# Hello....I'm on the ship....!



## rushie (Jul 5, 2005)

Just what uou need on a relaxing cruise....people yacking down mobile phones loudly.

From the Miami Herald - 

_Cruise lines add cellular technology for passengers who like to keep in touch while away at sea

Not long ago, cruises were a rare bastion of escape, where travelers could mostly duck mundane intrusions from work and home.

Deep-six that notion.

Miami-based Carnival Cruise Lines and top competitor Royal Caribbean Cruises International last month finished outfitting their fleets so passengers can use their own cellphones virtually anywhere onboard. They are among a host of cruise lines adding cellphone service, the latest technology offered at sea to connect passengers to land.

''You can send text messages and use your BlackBerry just like on land,'' says Carnival spokesman Vance Gulliksen.

''Some people really want to get away, and some people want to check with the kids and the office,'' says Gulliksen. ``It's really a personal choice.''

The dilemma of cell service has provoked much hand wringing over how to balance the desire to get away with the need to stay connected, say cruise lines.

Passengers have gravitated to cable TV, Internet cafes and, most recently, WiFi Internet service, which was completed on Royal Caribbean ships last January. Cellphone service was ''the next logical step,'' says Chip Norcross, manager of onboard revenue for Royal Caribbean.

Norwegian Cruise Line became first to go fleetwide with the service in July. Celebrity Cruises is rolling it out now, with two of its nine ships complete.

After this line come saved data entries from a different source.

template <int OCC>
__global__ __launch_bounds__(kEmitThreads, OCC) void k_emit(const int16_t* coef, const int16_t* __restrict__ dcdiff,
                                              const uint8_t* __restrict__ lastnz,
                                              const uint32_t* __restrict__ code_tab, Geom g,
                                              uint32_t* __restrict__ stage, uint32_t* __restrict__ chunk_bits,
                                              uint32_t* __restrict__ chunk_ff, uint32_t* __restrict__ chunk_edge,
                                              uint32_t* __restrict__ ac_hist, uint32_t* __restrict__ dc_hist,
                                              int fuse, uint32_t* __restrict__ arrive,
                                              unsigned long long* __restrict__ chunk_bit0,
                                              unsigned long long* __restrict__ chunk_out,
                                              unsigned long long* __restrict__ total_out,
                                              unsigned long long* __restrict__ chunk_ff8, int prio) {
    __shared__ uint2 sTab[2 * 256 + 2 * 16];
    __shared__ __attribute__((aligned(16))) uint32_t sSlot[kSlotWords * kEmitThreads];
    static_assert(kEmitWords + 2 <= kSlotWords * kEmitThreads, "the window image lies inside the slot area");
    uint32_t* const sW = sSlot;
    __shared__ uint32_t sSort[kEmitThreads + kEmitThreads * (int)sizeof(std::conditional_t<(kEmitThreads > 256), uint16_t, uint8_t>) / 4 + kEmitThreads / 4];
    __shared__ uint32_t sWave[kEmitWaves];
    __shared__ uint32_t sFF[8];
    __shared__ uint32_t sEdge[3];
    __shared__ uint32_t sBin[65];
    __shared__ unsigned long long sOffV[kEmitWaves + 1];
    __shared__ int sOffF[kEmitWaves];
    __shared__ uint32_t sLast;
    using OrderT = std::conditional_t<(kEmitThreads > 256), uint16_t, uint8_t>;
    uint32_t* const sBits = sSort;
    OrderT* const sOrder = reinterpret_cast<OrderT*>(sSort + kEmitThreads);
    uint8_t* const sKey = reinterpret_cast<uint8_t*>(sSort + kEmitThreads + kEmitThreads * (int)sizeof(OrderT) / 4);
    DMMT_TRACE_START;
    int tid = threadIdx.x;
    const int wave = __builtin_amdgcn_readfirstlane(tid >> 6);
    const int frame = blockIdx.y;
    const unsigned chunk = blockIdx.x;
    const ChunkSpan span = chunk_span(g, (int)chunk);
    const long long el0 = span.el0;
    const int nb = span.nb;
    const size_t cid = (size_t)frame * g.nch + chunk;
    const int r0 = (int)((uint32_t)el0 % (uint32_t)g.bpm);
    const uint32_t inv16 = (65536u + (uint32_t)g.bpm - 1u) / (uint32_t)g.bpm;
    bool valid = tid < nb;
    const uint32_t* ct = code_tab + (size_t)frame * 1024;
    const int tt = tid & 255;
    const uint32_t tac0 = ct[256 + tt], tac1 = ct[768 + tt];
    const uint32_t tdc = ct[((tt & 31) < 16 ? 0 : 512 - 16) + (tt & 31)];
    const uint32_t lz = lastnz[(long long)frame * g.bpf + el0 + (valid ? tid : 0)];
    if (tid < 256) {
        const int c = tid & 15;
        sTab[tid] = make_uint2((tac0 & 0xFFFFu) << c, (tac0 >> 16) + c);
        sTab[256 + tid] = make_uint2((tac1 & 0xFFFFu) << c, (tac1 >> 16) + c);
    }
    if (tid < 32) sTab[512 + tid] = make_uint2((tdc & 0xFFFFu) << (tid & 15), (tdc >> 16) + (tid & 15));
    if (chunk == 0) {
        for (int i = tid; i < kHistReps * 512; i += kEmitThreads) ac_hist[(size_t)frame * kHistReps * 512 + i] = 0u;
        for (int i = tid; i < kHistReps * 32; i += kEmitThreads) dc_hist[(size_t)frame * kHistReps * 32 + i] = 0u;
    }
    if (tid < 8) sFF[tid] = 0u;
    if (tid < 3) sEdge[tid] = 0u;
    if (tid < 65) sBin[tid] = 0u;
    const int key = valid ? (int)lz : 64;
    __syncthreads();
    const uint32_t rank = atomicAdd(&sBin[key], 1u);
    __syncthreads();
    if (tid < 64) {
        const uint32_t c = sBin[tid];
        const uint32_t inc = wave_incl_scan_full_u32(c);
        sBin[tid] = inc - c;
    }
    __syncthreads();
    if (valid) {
        const int mine = (int)(sBin[key] + rank);
        sOrder[mine] = (OrderT)tid;
        sKey[mine] = (uint8_t)key;
    }
    __syncthreads();
    DMMT_TRACE(0);
    uint32_t wbits = 0;
    bool slot_over = false;
    {
#if DMMT_EMIT_PRIO
        if (prio) {
            if (wave == 3) __builtin_amdgcn_s_setprio(3);
            else if (wave == 2) __builtin_amdgcn_s_setprio(2);
            else if (wave == 1) __builtin_amdgcn_s_setprio(1);
        }
#endif
        if (valid) {
            const int p = sOrder[tid];
            const long long ep = (long long)frame * g.bpf + el0 + p;
            BlockCoef b;
            load_block(coef + ep * 64, b);
            zigzag_in_registers(b);
            const int dp = dcdiff[ep];
            DMMT_TRACE(4);
            const int kp = mod_small(r0 + p, g.bpm, inv16);
            const bool lum = kp < g.n_luma;
            const int kmax = __builtin_amdgcn_readfirstlane((int)sKey[min(64 * wave + 63, nb - 1)]);
            SlotSink ss{sSlot + tid, 0ull, 0, 0};
            walk_block(b, dp, sTab + 512 + (lum ? 0 : 16), sTab + (lum ? 0 : 256), ss, kmax);
            wbits = ss.finish();
            slot_over = wbits > (uint32_t)kSlotWords * 32u;
            sBits[p] = wbits | ((uint32_t)tid << 16);
            DMMT_TRACE(5);
        }
    }
#if DMMT_EMIT_PRIO
    if (prio) __builtin_amdgcn_s_setprio(0);
#endif
    const bool over = __syncthreads_or(slot_over) != 0;
    tid = tid_again(wave);
    const int lane = tid & 63;
    valid = tid < nb;
    static_assert(kMaxBlockBits < (1 << 16), "a block's bit count and its walker's column share a word");
    const uint32_t bw = valid ? sBits[tid] : (uint32_t)tid << 16;
    const uint32_t bits = bw & 0xFFFFu;
    const int mine = (int)(bw >> 16);
    const uint32_t incl = wave_incl_scan_full_u32(bits);
    if (lane == 63) sWave[wave] = incl;
    __syncthreads();
    uint32_t start = incl - bits;
    uint32_t total = 0;
#pragma unroll
    for (int q = 0; q < kEmitWaves; ++q) {
        start += q < wave ? sWave[q] : 0u;
        total += sWave[q];
    }
    DMMT_TRACE(1);

    uint32_t* slot = stage + cid * (size_t)kChunkWordsCap;
    const int nw = (int)((total + 31) >> 5);
    const int we1 = total >= 16 ? (int)((total - 16) >> 5) : 0;
    uint32_t ff[4] = {0, 0, 0, 0};
    auto window_out = [&](int tid, int w0, int wn) {
        for (int i = tid; i < wn; i += kEmitThreads) {
            const uint32_t a = sW[i], c = sW[i + 1];
            slot[w0 + i] = a;
            const int wi = w0 + i;
            if (wi == 0) sEdge[0] = a;
            if (wi == we1) {
                sEdge[1] = a;
                sEdge[2] = c;
            }
            const unsigned long long x = ((unsigned long long)a << 32) | c;
            unsigned long long z = x & (x << 1);
            z &= z << 2;
            z &= z << 4;
            const uint32_t m = (uint32_t)(z >> 32);
            if (m) {
#pragma unroll
                for (int r = 0; r < 4; ++r)
                    ff[r] += __popc(m & (0x80808080u >> (2 * r))) | (__popc(m & (0x80808080u >> (2 * r + 1))) << 16);
            }
        }
    };
    if (!over) {
        SlotWords sw;
        read_slot<kEmitThreads>(sSlot, mine, bits, sw);
        __syncthreads();
        for (int w0 = 0; w0 < nw; w0 += kEmitWords) {
            const int wn = min(kEmitWords, nw - w0);
            uint32_t st = start;
            asm volatile("" : "+v"(st));
            if (tid == 0 && w0 + wn >= nw) sW[wn] = 0u;
            copy_owned(sw, st, bits, sW, w0, wn);
            __syncthreads();
            copy_head(sw, st, bits, sW, w0, wn);
            __syncthreads();
            window_out(tid, w0, wn);
            __syncthreads();
        }
    } else {
        for (int w0 = 0; w0 < nw; w0 += kEmitWords) {
            const int wn = min(kEmitWords, nw - w0);
            uint32_t st = start;
            asm volatile("" : "+v"(st));
            for (int i = tid; i <= wn; i += kEmitThreads) sW[i] = 0u;
            __syncthreads();
            if (bits && st < (uint32_t)(w0 + wn + 1) * 32u && st + bits > (uint32_t)w0 * 32u) {
                const int te = tid_again(wave);
                const long long e = (long long)frame * g.bpf + el0 + te;
                const bool lum_t = mod_small(r0 + te, g.bpm, inv16) < g.n_luma;
                BlockCoef b;
                load_block(coef + e * 64, b);
                zigzag_in_registers(b);
                WindowSink ws{sW, w0, wn + 1, 0ull, (int)(st & 31), (int)(st >> 5), true};
                walk_block(b, dcdiff[e], sTab + 512 + (lum_t ? 0 : 16), sTab + (lum_t ? 0 : 256), ws);
                ws.finish();
            }
            tid = tid_again(wave);
            __syncthreads();
            window_out(tid, w0, wn);
            __syncthreads();
        }
    }
    DMMT_TRACE(2);
#pragma unroll
    for (int r = 0; r < 4; ++r) {
        const uint32_t v = wave_sum_full_u32(ff[r]);
        if (lane == 0 && v) {
            atomicAdd(&sFF[2 * r], v & 0xFFFFu);
            atomicAdd(&sFF[2 * r + 1], v >> 16);
        }
    }
    __syncthreads();
    if (tid == 0) {
        const uint32_t first16 = sEdge[0] >> 16;
        uint32_t last16;
        if (total >= 16)
            last16 = bits16_at(sEdge[1], sEdge[2], (int)(total - 16));
        else
            last16 = total ? sEdge[0] >> (32 - total) : 0u;
        unsigned long long f8 = 0;
#pragma unroll
        for (int r = 0; r < 8; ++r) {
            __hip_atomic_store(chunk_ff + cid * 8 + r, sFF[r], __ATOMIC_RELAXED, __HIP_MEMORY_SCOPE_AGENT);
            f8 |= (unsigned long long)min(sFF[r], 255u) << (8 * r);
        }
        __hip_atomic_store(chunk_ff8 + cid, f8, __ATOMIC_RELAXED, __HIP_MEMORY_SCOPE_AGENT);
        __hip_atomic_store(chunk_bits + cid, total, __ATOMIC_RELAXED, __HIP_MEMORY_SCOPE_AGENT);
        __hip_atomic_store(chunk_edge + cid, (first16 << 16) | last16, __ATOMIC_RELAXED, __HIP_MEMORY_SCOPE_AGENT);
    }
    if (fuse) {
        if (tid == 0) sLast = arrive_last(arrive + (size_t)frame * kArriveWords, chunk, (unsigned)g.nch);
        __syncthreads();
        DMMT_TRACE(6);
        if (sLast) {
            arrive_acquire();
            const size_t fb = (size_t)frame * g.nch;
#ifdef DMMT_PHASE_TRACE
            auto mark = [&](auto i) { DMMT_TRACE(decltype(i)::value); };
#else
            NoMark mark;
#endif
            fused_offsets(chunk_bits + fb, chunk_ff + fb * 8, chunk_ff8 + fb, reinterpret_cast<uint8_t*>(sSlot),
                          chunk_edge + fb, g, chunk_bit0 + fb, chunk_out + fb, total_out + frame, sOffV, sOffF, tid, mark);
        }
    }
    DMMT_TRACE(3);
    DMMT_TRACE_FLUSH(0, 0);
}

__device__ __forceinline__ uint32_t boundary_byte(int m1, uint32_t last16, bool has_next, uint32_t n_next,
                                                  uint32_t first16_next) {
    uint32_t v = last16 & ((1u << m1) - 1u);
    int m2 = 8 - m1;
    if (has_next) {
        const int t = (int)min((uint32_t)m2, n_next);
        v = (v << t) | (t ? first16_next >> (16 - t) : 0u);
        m2 -= t;
    }
    return ((v << m2) | ((1u << m2) - 1u)) & 0xFFu;
}

__device__ __forceinline__ unsigned long long chunk_out_bytes(const uint32_t* __restrict__ cff,
                                                              const uint32_t* __restrict__ cbits,
                                                              const uint32_t* __restrict__ cedge, const Geom& g,
                                                              int c, unsigned long long b0) {
    const ChunkSpan sp = chunk_span(g, c);
    const uint32_t n = cbits[c];
    const unsigned long long e = b0 + n;
    unsigned long long out = ((e + 7) >> 3) - ((b0 + 7) >> 3);
    out += cff[(size_t)c * 8 + ((8 - (b0 & 7)) & 7)];
    if ((e & 7) && (e & ~7ull) >= b0) {
        const bool jt = joined_tail(g, c);
        const bool has_next = !sp.seg_last || jt;
        const uint32_t nn = jt ? (uint32_t)g.next_bits : (has_next ? cbits[c + 1] : 0u);
        const uint32_t fn = jt ? g.next16 : (has_next ? cedge[c + 1] >> 16 : 0u);
        const uint32_t byte = boundary_byte((int)(e & 7), cedge[c] & 0xFFFFu, has_next, nn, fn);
        out += byte == 0xFFu ? 1u : 0u;
    }
    if (sp.seg_last && (c != g.nch - 1 || (g.more_after && g.restart_interval > 0))) out += 2;
    return out;
}

template <int NW>
__device__ __forceinline__ unsigned long long block_scan_nw(unsigned long long v, unsigned long long* sWave,
                                                            unsigned long long* tot, int tid = threadIdx.x) {
    const int lane = tid & 63, wave = __builtin_amdgcn_readfirstlane(tid >> 6);
    const unsigned long long incl = wave_incl_scan_full_u64(v);
    if (lane == 63) sWave[wave] = incl;
    __syncthreads();
    unsigned long long pre = incl - v, all = 0;
    for (int q = 0; q < NW; ++q) {
        if (q < wave) pre += sWave[q];
        all += sWave[q];
    }
    __syncthreads();
    *tot = all;
    return pre;
}

__device__ __forceinline__ void seg_combine(bool& f, unsigned long long& v, bool f2, unsigned long long v2) {
    v = f2 ? v2 : v + v2;
    f = f || f2;
}

template <int NW>
__device__ __forceinline__ unsigned long long block_segscan_nw(bool f, unsigned long long v,
                                                               unsigned long long* sWaveV, int* sWaveF,
                                                               bool* flag_out = nullptr, int tid = threadIdx.x) {
    const int lane = tid & 63, wave = __builtin_amdgcn_readfirstlane(tid >> 6);
    bool fi = f;
    unsigned long long vi = v;
    auto step = [&](unsigned long long pv, int pf) {
        bool ff = pf != 0;
        seg_combine(ff, pv, fi, vi);
        fi = ff;
        vi = pv;
    };
    step(dpp_u64<0x111, 0xF, 0xF, true>(vi), __builtin_amdgcn_update_dpp(0, (int)fi, 0x111, 0xF, 0xF, true));
    step(dpp_u64<0x112, 0xF, 0xF, true>(vi), __builtin_amdgcn_update_dpp(0, (int)fi, 0x112, 0xF, 0xF, true));
    step(dpp_u64<0x114, 0xF, 0xF, true>(vi), __builtin_amdgcn_update_dpp(0, (int)fi, 0x114, 0xF, 0xF, true));
    step(dpp_u64<0x118, 0xF, 0xF, true>(vi), __builtin_amdgcn_update_dpp(0, (int)fi, 0x118, 0xF, 0xF, true));
    step(dpp_u64<0x142, 0xA, 0xF, false>(vi), __builtin_amdgcn_update_dpp(0, (int)fi, 0x142, 0xA, 0xF, false));
    step(dpp_u64<0x143, 0xC, 0xF, false>(vi), __builtin_amdgcn_update_dpp(0, (int)fi, 0x143, 0xC, 0xF, false));
    if (lane == 63) {
        sWaveV[wave] = vi;
        sWaveF[wave] = fi;
    }
    const unsigned long long ve = dpp_u64<0x138, 0xF, 0xF, true>(vi);
    const int fe = __builtin_amdgcn_update_dpp(0, (int)fi, 0x138, 0xF, 0xF, true);
    __syncthreads();
    bool cf = false;
    unsigned long long cv = 0;
    for (int q = 0; q < wave; ++q) seg_combine(cf, cv, sWaveF[q] != 0, sWaveV[q]);
    bool rf = cf;
    unsigned long long rv = cv;
    seg_combine(rf, rv, fe != 0, ve);
    __syncthreads();
    if (flag_out) *flag_out = rf;
    return rv;
}

__device__ __forceinline__ unsigned long long block_scan_1024(unsigned long long v, unsigned long long* sWave,
                                                              unsigned long long* tot) {
    return block_scan_nw<16>(v, sWave, tot);
}
__device__ __forceinline__ unsigned long long block_segscan_1024(bool f, unsigned long long v,
                                                                 unsigned long long* sWaveV, int* sWaveF) {
    return block_segscan_nw<16>(f, v, sWaveV, sWaveF);
}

''It's all about options,'' says Stewart Chiron, a cruise expert and president of Cruiseguy.com. ``Cruise lines have to stay ahead of the curve as best as they can.''

The biggest player in the oceangoing niche is Miramar-based Wireless Maritime Services -- a joint venture between Cingular Wireless and Maritime Telecommunications Network, a satellite service. It has installed service on Norwegian Cruise Line, Carnival and Royal Caribbean, among others. While the Cingular venture operates the service, most cellphones will work, since the provider has agreements with carriers like T-Mobile and Verizon.

Calls aren't cheap. Cingular charges $2.49 a minute, and other carriers have their own rates. The cruise lines get a share of the revenue, though Cingular wouldn't give details.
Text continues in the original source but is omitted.